Written by coosh (868 comments posted) 5th January 2007
Good point, Witzl. Instead of making smartarsed comments, I should have mentioned how important it is to know what people get/find funny or otherwise, in order to determine how good/poor the idea is, and how well/poorly it has been conveyed. 
 
BBS's review has reminded me - didn't they all walk out of an interview with Clive Anderson after he made some sarcastic comment? - might have been good to tie it in, although I'm not sure how famous it was.

Written by ellipinnock (1753 comments posted) 5th January 2007
I am trying not to think about the ignominious capitulation of the bunch of ninnies who call themselves the England cricket team - so thanks for the reminder! I'm just glad that I'm not the only one who was dense enough to miss the blatant, outrageous double entendre...maybe there's hope for me yet! 
 
Elli

Written by Fledermaus (3304 comments posted) 6th January 2007
Funny indeed. I thought thge line "Staunch anti-colonialist Linda Bellos was delighted to receive an Order of the British Empire." was the best ;)

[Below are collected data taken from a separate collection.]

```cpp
template <int NL, int NB, bool OTF, bool NOISE, bool WRITE_CUBE, bool HP>
#ifndef FW_WAVES
#define FW_WAVES 3
#endif
#ifndef FW_QF
#define FW_QF 1
#endif
#ifndef FW_DMA
#define FW_DMA 1
#endif
#ifndef FW_DEPTH
#define FW_DEPTH 2
#endif
#ifndef FW_DMA_F32
#define FW_DMA_F32 1
#endif
#ifndef FW_SLOTS1
#define FW_SLOTS1 0
#endif
#define FW_SLOT_BYTES(dma) ((dma) ? (FW_SLOTS1 ? 2 * 3 * 1024 : 16384) : 16384)
#define FWD_BLK 1152
#define FWD_IMG (2 * 1024 + 128)
#define FWD_WAVE(nl) ((nl) * FWD_IMG)
__global__ __launch_bounds__(256) __attribute__((amdgpu_waves_per_eu(FW_WAVES, FW_WAVES)))
void k_frame_wave(DevSys sys, DevState st, int env_begin,
                                                    int env_count, int do_cog,
                                                    float *__restrict__ TR,
                                                    float *__restrict__ TPART, int nblk) {
  extern __shared__ float smem[];
  const int pd = sys.pupdiam, ntl = sys.ntiles;
  const int tid = threadIdx.x, lane = tid & 63, q = lane >> 4, c = lane & 15;
  const int wv = __builtin_amdgcn_readfirstlane(tid >> 6);
  constexpr bool QF = FW_QF && OTF && !HP && !NOISE && !WRITE_CUBE;
  constexpr bool DMA = FW_DMA && OTF && (HP || FW_DMA_F32);
  float2 *sTw = reinterpret_cast<float2 *>(smem);
  float *lat_all = reinterpret_cast<float *>(sTw + (QF ? 0 : 128));
  float4 *shb = reinterpret_cast<float4 *>(lat_all + 4 * 4 * NB * (OTF ? sys.otf_latw : 0));
  char *dimg = reinterpret_cast<char *>(shb) + FW_SLOT_BYTES(DMA) + (DMA ? wv * FWD_WAVE(NL) : 0);
  float4 *qmom = reinterpret_cast<float4 *>(reinterpret_cast<char *>(shb) + FW_SLOT_BYTES(DMA) + (DMA ? 4 * FWD_WAVE(NL) : 0)) + wv * ntl;
  const int dbg = do_cog >> 8;
  do_cog &= 1;
  const int r = sys.stripe_order[blockIdx.y];
  const int el = 4 * blockIdx.x + wv;
  if constexpr (!QF) {
    if (tid < 128) {
      float sn, cs;
      sincospif((float)tid * (1.0f / 64.0f), &sn, &cs);
      sTw[tid] = make_float2(cs, sn);
    }
    __syncthreads();
  }
  const bool active = el < env_count;
  const int e = env_begin + (active ? el : env_count - 1);
// ... 130 lines not shown
  };

  auto tile = [&](int info, int infon, FrameRaw<NL, OTF> &cur, FrameRaw<NL, OTF> &nxt, auto mode_tag, float4 *dma_slot) {
    constexpr bool DM = decltype(mode_tag)::value == 1;
    constexpr bool NOFETCH = decltype(mode_tag)::value != 0;
    const int t = (info >> 24) & 0x7F;
    f32x4 S = PK ? NP4 : Z4;
    if (OTF) {
      f32x4 U = Z4;
#pragma unroll
      for (int kb = 0; kb < NB; kb++) {
        const float a = latq[(q + 4 * kb) * latw + t * tpn];
        U = mfma16(jm_ok ? a : 0.f, Pyr[kb], U);
      }
#pragma unroll
      for (int s = 0; s < NB; s++) S = mfma16(Pxr[s], U[s], S);
    }
    const float flux_i = cur.F;
    float4 *slot = DM ? dma_slot : shb + (nlit & 1) * 256;
    if constexpr (!DM) {
      nlit++;
      slot[wv * 64 + lane] = make_float4(cur.SH.v[0], cur.SH.v[1], cur.SH.v[2], cur.SH.v[3]);
#ifndef FW_DBG_NOBAR
      __syncthreads();
#endif
    }
    if (!(DM && FW_SLOTS1)) {
      const float4 t0 = slot[lane], t1 = slot[64 + lane];
      cur.T[0] = t0.x; cur.T[1] = t0.y; cur.T[2] = t0.z; cur.T[3] = t0.w;
      cur.T[4] = t1.x; cur.T[5] = t1.y; cur.T[6] = t1.z; cur.T[7] = t1.w;
      cur.CS = slot[128 + lane];
    }
    const float4 csP = cur.CS;
    float wr[4], wi[4], ar[4], ai[4];
    if constexpr (PK) {
      const f32x2 X01 = {cur.T[0], cur.T[1]}, X23 = {cur.T[2], cur.T[3]};
      const f32x2 Y01 = {cur.T[4], cur.T[5]}, Y23 = {cur.T[6], cur.T[7]};
      PK_GUARD_MFMA();
      f32x2 p01 = pk_fma_s(X01, c0c0, pk_lo(S)), p23 = pk_fma_s(X23, c0c0, pk_hi(S));
      p01 = pk_fma_s(Y01, c1c1, p01); p23 = pk_fma_s(Y23, c1c1, p23);
#pragma unroll
      for (int l = 0; l < NL; l++) {
        const f32x2 l01 = {cur.L[l][0], cur.L[l][1]}, l23 = {cur.L[l][2], cur.L[l][3]};
        p01 = pk_add(p01, l01); p23 = pk_add(p23, l23);
      }
      if (info & FW_FULL) {
        const f32x2 t01 = pk_mul_s(p01, wil2), t23 = pk_mul_s(p23, wil2);
        const f32x2 b01 = pk_mul_s(p01, til2), b23 = pk_mul_s(p23, til2);
        if constexpr (QF) {
          sdp += p01; sd2p = __builtin_elementwise_fma(p01, p01, sd2p);
          sdp += p23; sd2p = __builtin_elementwise_fma(p23, p23, sd2p);
          wr[0] = __builtin_amdgcn_cosf(t01.x); wi[0] = __builtin_amdgcn_sinf(t01.x);
          wr[1] = __builtin_amdgcn_cosf(t01.y); wi[1] = __builtin_amdgcn_sinf(t01.y);
          wr[2] = __builtin_amdgcn_cosf(t23.x); wi[2] = __builtin_amdgcn_sinf(t23.x);
          wr[3] = __builtin_amdgcn_cosf(t23.y); wi[3] = __builtin_amdgcn_sinf(t23.y);
        } else {
        sdp += p01; sd2p = __builtin_elementwise_fma(p01, p01, sd2p);
        const f32x2 r01 = {rintf(t01.x), rintf(t01.y)}, r23 = {rintf(t23.x), rintf(t23.y)};
        sdp += p23; sd2p = __builtin_elementwise_fma(p23, p23, sd2p);
        const f32x2 a01 = pk_fma_nc_s(p01, wil2, r01), a23 = pk_fma_nc_s(p23, wil2, r23);
        wr[0] = __builtin_amdgcn_cosf(a01.x); wi[0] = __builtin_amdgcn_sinf(a01.x);
        wr[1] = __builtin_amdgcn_cosf(a01.y); wi[1] = __builtin_amdgcn_sinf(a01.y);
        wr[2] = __builtin_amdgcn_cosf(a23.x); wi[2] = __builtin_amdgcn_sinf(a23.x);
        wr[3] = __builtin_amdgcn_cosf(a23.y); wi[3] = __builtin_amdgcn_sinf(a23.y);
        }
        ar[0] = __builtin_amdgcn_cosf(b01.x); ai[0] = __builtin_amdgcn_sinf(b01.x);
        ar[1] = __builtin_amdgcn_cosf(b01.y); ai[1] = __builtin_amdgcn_sinf(b01.y);
        ar[2] = __builtin_amdgcn_cosf(b23.x); ai[2] = __builtin_amdgcn_sinf(b23.x);
        ar[3] = __builtin_amdgcn_cosf(b23.y); ai[3] = __builtin_amdgcn_sinf(b23.y);
        nfull++;
      } else {
        const float ph4[4] = {p01.x, p01.y, p23.x, p23.y};
#pragma unroll
        for (int j = 0; j < 4; j++) {
          const float ph = ph4[j];
          const bool m = (cur.mrow >> (4 * q + j)) & 1u;
          float a_ = ph * wfs_il; a_ -= rintf(a_);
          const float b_ = sci_rev(ph, tar_il);
          wr[j] = m ? __builtin_amdgcn_cosf(a_) : 0.f; wi[j] = m ? __builtin_amdgcn_sinf(a_) : 0.f;
          ar[j] = m ? __builtin_amdgcn_cosf(b_) : 0.f; ai[j] = m ? __builtin_amdgcn_sinf(b_) : 0.f;
          const float d = m ? ph : 0.f;
          sd += d; sd2 += d * d; sm += m ? 1.f : 0.f;
        }
      }
    } else if (info & FW_FULL) {
#pragma unroll
      for (int j = 0; j < 4; j++) {
        float ph = (OTF ? S[j] : cur.P[OTF ? 0 : j]) + (c0 * cur.T[j] + c1 * cur.T[4 + j]);
#pragma unroll
        for (int l = 0; l < NL; l++) ph += cur.L[l][j];
        float a_ = ph * wfs_il; a_ -= rintf(a_);
        const float b_ = sci_rev(ph, tar_il);
        wr[j] = __builtin_amdgcn_cosf(a_); wi[j] = __builtin_amdgcn_sinf(a_);
        ar[j] = __builtin_amdgcn_cosf(b_); ai[j] = __builtin_amdgcn_sinf(b_);
        const float d = ph - pivot;
        sd += d; sd2 += d * d;
      }
      sm += 4.f;
    } else {
#pragma unroll
      for (int j = 0; j < 4; j++) {
        float ph = (OTF ? S[j] : cur.P[OTF ? 0 : j]) + (c0 * cur.T[j] + c1 * cur.T[4 + j]);
#pragma unroll
        for (int l = 0; l < NL; l++) ph += cur.L[l][j];
        const bool m = (cur.mrow >> (4 * q + j)) & 1u;
        float a_ = ph * wfs_il; a_ -= rintf(a_);
        const float b_ = sci_rev(ph, tar_il);
        wr[j] = m ? __builtin_amdgcn_cosf(a_) : 0.f; wi[j] = m ? __builtin_amdgcn_sinf(a_) : 0.f;
        ar[j] = m ? __builtin_amdgcn_cosf(b_) : 0.f; ai[j] = m ? __builtin_amdgcn_sinf(b_) : 0.f;
        const float d = m ? ph - pivot : 0.f;
        sd += d; sd2 += d * d; sm += m ? 1.f : 0.f;
      }
    }
    if constexpr (!NOFETCH) fetch(infon, nxt);
    if (!(dbg & 2)) {
      if constexpr (PK) {
        const f32x2 ar01 = {ar[0], ar[1]}, ar23 = {ar[2], ar[3]}, ai01 = {ai[0], ai[1]}, ai23 = {ai[2], ai[3]};
        PK_GUARD_TRANS();
        const f32x2 sr_ = pk_add(ar01, ar23), si_ = pk_add(ai01, ai23);
        pk_acc_add(R0rp, sr_); pk_acc_add(R0ip, si_);
        PK_END_TO_MFMA();
      } else {
        R0r += (ar[0] + ar[1]) + (ar[2] + ar[3]);
        R0i += (ai[0] + ai[1]) + (ai[2] + ai[3]);
      }
      if (HP) {
        const hx8 csH = __builtin_bit_cast(hx8, csP);
        hx8 arH, arL, aiH, aiL;
        dup_hl(ar[0], ar[1], ar[2], ar[3], arH, arL);
        dup_hl(ai[0], ai[1], ai[2], ai[3], aiH, aiL);
        PA = mfma_h(arH, csH, PA); PA = mfma_h(arL, csH, PA);
        PB = mfma_h(aiH, csH, PB); PB = mfma_h(aiL, csH, PB);
      } else {
        PA = mfma16(ar[0], csP.x, PA); PB = mfma16(ai[0], csP.x, PB);
        PA = mfma16(ar[1], csP.y, PA); PB = mfma16(ai[1], csP.y, PB);
        PA = mfma16(ar[2], csP.z, PA); PB = mfma16(ai[2], csP.z, PB);
        PA = mfma16(ar[3], csP.w, PA); PB = mfma16(ai[3], csP.w, PB);
      }
// ... 7 lines not shown
        if constexpr (QF) {
          const float z = spot_qf_moments(qfk, wr, wi, Z4);
          if (c == 0 && q < 3) reinterpret_cast<float *>(qmom + t)[q] = z;
        } else if constexpr (PK) spot_cog_f32_pk(sys, st, e, info & 0xFFFF, lane, Cc, Ss, wr, wi, do_cog, Z4);
        else spot_cog_f32(sys, st, e, info & 0xFFFF, lane, Cc, Ss, wr, wi, do_cog, Z4);
      } else {
        spot_core<NOISE, WRITE_CUBE>(sys, st, e, info & 0xFFFF, lane, Cc, Ss, wr, wi, do_cog, flux_i, Z4);
      }
    }
  };

  if constexpr (DMA) {
    const std::integral_constant<int, 1> dm;
    const int np = sys.pair_count[r];
    const const_int_p pinfo = (const_int_p)(unsigned long long)(sys.pair_info + r * (2 * ((ntl + 1) / 2 + 2)));
    const int rr = lane >> 3, kk = (lane & 7) ^ rr;
    unsigned dvo[NL][2];
#pragma unroll
    for (int l = 0; l < NL; l++) {
      const DevLayer &L = sys.layers[l];
      int py = L.toy + st.origin[(e * sys.nlayers + l) * 2 + 1]; py -= (py >= L.dim) ? L.dim : 0;
#pragma unroll
      for (int b = 0; b < 2; b++) {
        unsigned pr = (unsigned)(16 * r + 8 * b + rr) + (unsigned)py; pr = min(pr, pr - ldim[l]);
        dvo[l][b] = 4u * (pr * (ldim[l] + RING_PAD)) + 16u * (unsigned)kk;
      }
    }
    const int bc = c >> 3, rc = c & 7;
    const char *rdp[2];
#pragma unroll
    for (int h = 0; h < 2; h++) rdp[h] = dimg + bc * FWD_BLK + 16 * (rc * 8 + ((4 * h + q) ^ rc));
    const unsigned dimg_lds = (unsigned)(unsigned long long)dimg;
    FrameRaw<NL, OTF> A, B;
    unsigned mrA, mrB;
    float fA, fB;
    const unsigned shb_lds = (unsigned)(unsigned long long)shb + 1024u * (unsigned)wv;
    auto dma16 = [&](unsigned vo, __amdgpu_buffer_rsrc_t rs, unsigned lds_addr, unsigned so) {
      unsigned keep;
      asm volatile("s_mov_b32 %0, m0\n\ts_mov_b32 m0, %3\n\ts_nop 0\n\tbuffer_load_dwordx4 %1, %2, %4 offen lds\n\ts_mov_b32 m0, %0"
                   : "=&s"(keep) : "v"(vo), "s"(rs), "s"(lds_addr), "s"(so) : "memory");
    };
    auto issue_shared = [&](int ia, int ib, int par) {
      const int ta = (ia >> 24) & 0x7F, tb = (ib >> 24) & 0x7F;
      if (FW_SLOTS1) {
        if (wv < 3) {
          dma16(shvo, shrs, shb_lds, (unsigned)ta << shstep);
          dma16(shvo, shrs, shb_lds + 3072u, (unsigned)tb << shstep);
        }
      } else {
        dma16(shvo, shrs, shb_lds + (unsigned)par * 8192u, (unsigned)ta << shstep);
        dma16(shvo, shrs, shb_lds + (unsigned)par * 8192u + 4096u, (unsigned)tb << shstep);
      }
    };
    auto issue = [&](int ia, int ib) {
      const int ta = (ia >> 24) & 0x7F, tb = (ib >> 24) & 0x7F;
      mrA = *reinterpret_cast<const uint16_t *>(mkb + 2u * (unsigned)ta + mvo);
      mrB = *reinterpret_cast<const uint16_t *>(mkb + 2u * (unsigned)tb + mvo);
      fA = cflux[ia & 0xFFFF];
      fB = cflux[ib & 0xFFFF];
#pragma unroll
      for (int l = 0; l < NL; l++) {
        unsigned sx = 16u * (unsigned)(ta & ~1) + lpxs[l]; sx -= (sx >= ldim[l]) ? ldim[l] : 0u;
        const unsigned so = 4u * sx;
#pragma unroll
        for (int b = 0; b < 2; b++) dma16(dvo[l][b], lrs[l], dimg_lds + l * FWD_IMG + b * FWD_BLK, so);
      }
    };
    int ia = pinfo[0], ib = pinfo[1];
    if (np > 0) { issue_shared(ia, ib, 0); issue(ia, ib); }
    for (int k = 0; k < np; k++) {
      const int ja = pinfo[2 * k + 2], jb = pinfo[2 * k + 3];
      asm volatile("s_waitcnt vmcnt(0)" ::: "memory");
#pragma unroll
      for (int l = 0; l < NL; l++) {
        const float4 va = *reinterpret_cast<const float4 *>(rdp[0] + l * FWD_IMG);
        const float4 vb = *reinterpret_cast<const float4 *>(rdp[1] + l * FWD_IMG);
        A.L[l][0] = va.x; A.L[l][1] = va.y; A.L[l][2] = va.z; A.L[l][3] = va.w;
        B.L[l][0] = vb.x; B.L[l][1] = vb.y; B.L[l][2] = vb.z; B.L[l][3] = vb.w;
      }
      A.mrow = mrA; A.F = fA; B.mrow = mrB; B.F = fB;
      asm volatile("s_waitcnt lgkmcnt(0)" ::: "memory");
      if (FW_SLOTS1) {
        if (k + 1 < np) issue(ja, jb);
        __syncthreads();
        float4 *slots = shb;
        {
          const float4 a0 = slots[lane], a1 = slots[64 + lane];
          A.CS = slots[128 + lane];
          A.T[0] = a0.x; A.T[1] = a0.y; A.T[2] = a0.z; A.T[3] = a0.w; A.T[4] = a1.x; A.T[5] = a1.y; A.T[6] = a1.z; A.T[7] = a1.w;
        }
        if (ia & FW_LIT) tile(ia, 0, A, A, dm, slots);
        {
          const float4 b0 = slots[192 + lane], b1 = slots[256 + lane];
          B.CS = slots[320 + lane];
          B.T[0] = b0.x; B.T[1] = b0.y; B.T[2] = b0.z; B.T[3] = b0.w; B.T[4] = b1.x; B.T[5] = b1.y; B.T[6] = b1.z; B.T[7] = b1.w;
        }
        asm volatile("s_waitcnt lgkmcnt(0)" ::: "memory");
        __syncthreads();
        if (k + 1 < np) issue_shared(ja, jb, 0);
        if (ib & FW_LIT) tile(ib, 0, B, B, dm, slots);
      } else {
        float4 *slots = shb + (k & 1) * 512;
        __syncthreads();
        if (k + 1 < np) { issue_shared(ja, jb, (k + 1) & 1); issue(ja, jb); }
        if (ia & FW_LIT) tile(ia, 0, A, A, dm, slots);
        if (ib & FW_LIT) tile(ib, 0, B, B, dm, slots + 256);
      }
      ia = ja; ib = jb;
    }
  } else {
  const std::integral_constant<int, 0> nd;
  const std::integral_constant<int, 2> nf;
  const int nl = sys.lit_count[r];
  const const_int_p linfo = (const_int_p)(unsigned long long)(sys.lit_info + r * (ntl + 8));
  {
    constexpr int D = FW_DEPTH;
    FrameRaw<NL, OTF> raw[D];
    int inf[D];
#pragma unroll
    for (int d = 0; d < D; d++) { inf[d] = linfo[d]; fetch(inf[d], raw[d]); }
    const int rem = nl % D, nfull = nl - rem;
    for (int k = 0; k < nfull; k += D) {
      int nx[D];
#pragma unroll
      for (int d = 0; d < D; d++) nx[d] = linfo[k + D + d];
#pragma unroll
      for (int d = 0; d < D; d++) tile(inf[d], nx[d], raw[d], raw[d], nd, nullptr);
#pragma unroll
      for (int d = 0; d < D; d++) inf[d] = nx[d];
    }
#pragma unroll
    for (int d = 0; d + 1 < D; d++)
      if (rem > d) tile(inf[d], inf[d], raw[d], raw[d], nf, nullptr);
  }
  }
  if (!active) return;
  if constexpr (QF) {
    if (do_cog && !(dbg & 1)) {
      for (int tt = lane; tt < ntl; tt += 64) {
// ... 830 lines not shown
```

Written by coosh (868 comments posted) 6th January 2007
Thank you, Fledermaus. To be honest, I don't see how you sit on the fence with this stuff - either you accept it or you don't - you don't say "Well, I'll have it, but I'm a bit reluctant, given my views" - Thanks for posting.
HNY Mate
Written by givitsum (651 comments posted) 8th January 2007
Hi buddy, this is the second belated Christmas Cracker I've read today. First day back at work so pretending to be a bit jet lagged to avoid site. 
 
Good stuff, as ever coosh, I'll try and join in the fun before the weekend. 
 
Cheers 
 
Givitsum

Written by coosh (868 comments posted) 8th January 2007
Cheers Givitsum. Nice to see some people are only just back to work arfway through January. Will look out for your next offering, as always. HNY t'thee as well.

Written by woody44 (775 comments posted) 8th January 2007
Hi David. Sorry I got to this one a little late, just finished building(!) a new PC and am feeling my way around it. Loved this piece, plenty of groaning puns which I like. Very clever as always. 
 
Happy writing in 2007 
Woody

Written by coosh (868 comments posted) 8th January 2007
Thanks Woody - yes, "groaning" is certainly the word. I'm impressed, given that I haven't the first clue how to put a PC together - Apparently, if it starts acting up, then try switching it on and off a few times - do you provide your own support line?

Written by Talisker (1326 comments posted) 15th January 2007
This is you at your best David, a gag a line - super, super stuff! Have a go at the honours debacle and throw in a horse-shit load of priceless puns and one-liners - BRILLIANT! 
 
P.S. The only obvious one you missed was the old: 
 
MASSIVECHEWSETS hehehehe 
 
All the best 
 
Oli :grin

Written by coosh (868 comments posted) 16th January 2007
"Best" in the sense of "worst", I think....  
Of course, staring me in the face all along... 
 
You see Frankie Boyle the other night? As each Bee Gee dies, the big scary one that looks like a demonic Jesus, becomes more and more powerful.... and the Queen is now so old, her pussy has become haunted!
Hi Coosh
Written by jean.day (2283 comments posted) 29th January 2007
How did I miss this before? It is very funny. And the added treat is all the comments. It must be one of the most reviewed pieces in recent history.
Lies, damned lies and....
Written by coosh (868 comments posted) 29th January 2007
... ignore statistics. The hit and review counts often fail to reflect the actual number of different individual readers and reviewers!!! Many thanks for the feedback, Jean.